In some ways the best thing that happened to the community was to lose the patronage that British rule gave them…when it suited the British. Historically, AIs prospered when British fortunes in India were low, and suffered when the various emergencies during which the British needed the services of this most loyal group had passed. But with the British departure from India many AIs felt betrayed and abandoned and that they, too, should quit India. It’s difficult to put hard figures to the AI population because so many members do not declare themselves. But it’s thought that more now live outside South Asia, perhaps as many as 350,000, with fewer than 200,000 in India and Pakistan. Harry McClure, of the marvellously chipper and well-produced magazine, Anglos in the Wind (published in Madras), says there are 130,000 AIs in India.

Those who "got away" built on the skills they had acquired at surviving as a kind of buffer state between the ruling British and the resentful Indians.
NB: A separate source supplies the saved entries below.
def vit_block(wstruct, x, token_attn, temperature, max_keep=0):
    B, N, D = x.shape
    lib = load()
    nbytes = lib.madtp_vit_block_workspace(B, N, wstruct.dim, wstruct.fc1.n, wstruct.heads, wstruct.dtype)
    ws = workspace(nbytes, x.device)
    x_attn = torch.empty_like(x)
    ybuf = torch.empty_like(x)
    k_out, k_used = ctypes.c_int(0), ctypes.c_int(0)
    if temperature > 0:
        tp, ldr, ldb, K = _ta_view(token_attn)
        score, thr, count, _ = prune_outputs(B, N - 1, x.device)
        idx = torch.empty((B, N - 1), device=x.device, dtype=torch.int64)
        idx_sort = torch.empty((B, N - 1), device=x.device, dtype=torch.int64)
        _check(lib.madtp_vit_block_keep(ctypes.byref(wstruct), _p(x), _p(x_attn), _p(ybuf), _p(ws), ws.numel(), B, N, tp, ldr, ldb,
                                        K, float(temperature), _p(score), _p(thr), _p(count), _p(idx), _p(idx_sort), int(max_keep),
                                        ctypes.byref(k_out), ctypes.byref(k_used), _stream()), "madtp_vit_block_keep")
        info = {"k": k_out.value, "score": score, "threshold": thr, "count": count, "pruned": False, "indices": None,
                "indices_sort": None}
        if k_used.value > 0:
            k = k_used.value
# ... 476 lines not shown
        raise ValueError("bert_decode_step: kv_index must hold one entry per group of rows")
    _check(lib.madtp_bert_decode_step(arr, L, _p(x), _p(kv_cache), rows, int(t), kv_cache.shape[2], kv, _p(kv_index), int(kv_ld), int(Nk),
                                      int(group), _p(y), _p(ws), ws.numel(), _stream()), "madtp_bert_decode_step")
    return y


def kv_cache_reorder(src, dst, beam_src, t):
    L, rows, Lmax, W = src.shape
    _check(load().madtp_kv_cache_reorder(_p(src), _p(dst), _p(beam_src), L, rows, Lmax, int(t), W * src.element_size(), _stream()),
           "madtp_kv_cache_reorder")


def bert_encoder_sync_free_ok(B, L, Nk, prune, qargs, mask2d):
    return bool(prune and qargs is not None and qargs.get("att_ft") is None and mask2d is not None and B * L < 4096
                and 3 <= L <= 256 and Nk <= 256)


def bert_encoder(weights, hidden, hidden_lp, mask2d, qargs, temperature, cross_mode, enc0, enc1, Nk, enc_mask0, enc_mask1,
                 kv_pre0=None, kv_pre1=None, kv_index=None, kv_ld=0, sync_free=False):
    B, Lq, D = hidden.shape
    lib = load()
    wstructs, arr = weights
    L = len(wstructs)
    w0 = wstructs[0]
    nbytes = lib.madtp_bert_layer_workspace(B, Lq, Nk, w0.dim, w0.inter.n, w0.heads, w0.dtype)
    ws = workspace(nbytes, hidden.device)
    prune = qargs is not None and temperature > 0
    lp_dtype = None if w0.dtype == F32 else (torch.float16 if w0.dtype == F16S else torch.bfloat16)
    run = EncoderRun(L, B, Lq, D, hidden.device, qargs is not None, prune, mask2d is not None and prune, lp_dtype)
    q = _query_w(qargs)
    kv0 = (c_void_p * L)(*[_p(t) for t in kv_pre0]) if kv_pre0 is not None else None
    kv1 = (c_void_p * L)(*[_p(t) for t in kv_pre1]) if kv_pre1 is not None else None
    if sync_free:
        if not bert_encoder_sync_free_ok(B, Lq, Nk, prune, qargs, mask2d):
            raise RuntimeError("sync-free encoder call: needs pruning with a deferred att_ft and a padding mask, B * L < 4096 rows, "
                               "L <= 256 and <= 256 keys")
        dims_dev = torch.empty(((L + 2) * 4,), device=hidden.device, dtype=torch.int32)
        dims_host = (ctypes.c_int32 * ((L + 1) * 4))()
        _check(lib.madtp_bert_encoder_async(arr, L, ctypes.byref(q), _p(hidden), _p(hidden_lp), _p(mask2d), run.io_ptr, _p(ws), ws.numel(),
                                            B, Lq, Nk, float(temperature), int(cross_mode), _p(enc0), _p(enc1), _p(enc_mask0),
                                            _p(enc_mask1), kv0, kv1, _p(kv_index), int(kv_ld), _p(dims_dev), ctypes.addressof(dims_host),
                                            _stream()), "madtp_bert_encoder_async")
        run.keep = (hidden, hidden_lp, mask2d, wstructs, qargs, enc0, enc1, enc_mask0, enc_mask1, kv_pre0, kv_pre1, kv_index, dims_dev,
                    dims_host)
        return run
    _check(lib.madtp_bert_encoder(arr, L, ctypes.byref(q) if q is not None else None, _p(hidden), _p(hidden_lp), _p(mask2d), run.io_ptr,
                                  _p(ws), ws.numel(), B, Lq, Nk, float(temperature if prune else 0.0), int(cross_mode), _p(enc0),
                                  _p(enc1), _p(enc_mask0), _p(enc_mask1), kv0, kv1, _p(kv_index), int(kv_ld), _stream()),
           "madtp_bert_encoder")
    run.keep = (hidden, hidden_lp, mask2d, wstructs, qargs, enc0, enc1, enc_mask0, enc_mask1, kv_pre0, kv_pre1, kv_index)
    return run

They turned with zest to competing in their new countries for jobs based on merit, qualifications and the individual’s work ethic, and not on class, caste and "who you knew." Those who followed on the heels of the British went mostly to Britain. Later waves went to Australia, when that country dropped its whites-only immigration policy in the ’60s, and to Canada and the United States. There has been little research in Canada. But in Australia Dr. Adrian Gilbert has made an important study of Anglo-Indians who settled there. One of his most interesting findings is that AIs in Australia (and the same is probably true of Canada as well, at least anecdotally) are doing better in Australia in both fact and perception than in Britain or, indeed, in India. As Dr. Gilbert puts it, India and Britain are both stratified societies, but in Australia AIs are "just another immigrant group that had to establish themselves." In general, he says, AIs are attaining relatively well both educationally and in social and economic terms in Australia.

But the situation for many of those who did not get away is far from good, and, as ever, prosperity is tied to education. In Madras and Calcutta there are AI slums. Perhaps the worst is Tiljallah, outside Calcutta on the way to Dum Dum airport. To quote a recent "Editors Note" in the Toronto newsletter, Anglo-Indians in Touch: "(Tiljallah) houses Anglo-Indians, mostly women and children. It is a pathetic sight, seeing these people living in huts, with no fresh water, no toilet facilities, and cooking next to open drains used as toilets." At the other end of the scale, better educated AIs in India are prospering, with management positions and their own businesses. For example, Neil Brown, who was for years chairman of the Oxford University Press’s India branch, is chairman of the Council for the Indian School Certificates Examination.

The other good news is that Anglo-Indians in the diaspora have begun to show increasing pride in their heritage. The Internet has made a significant difference, with many Web sites that make it easier for AIs to stay in touch, for the younger generation to learn more about their history, and to discuss ways of preserving their culture. A California Web site is collecting oral history contributions. Perhaps best of all, Anglo-Indians have begun to contribute to various relief funds for their less fortunate members in India. Those who live outside India may have lost the country of their hearts, but at least the Web is giving them back their pride of community.

Lionel Lumb is an Associate Professor with the School of Journalism and Communication at Carleton University in Ottawa, Canada. He turned to teaching in 1991 after a long career in journalism, in both print and television.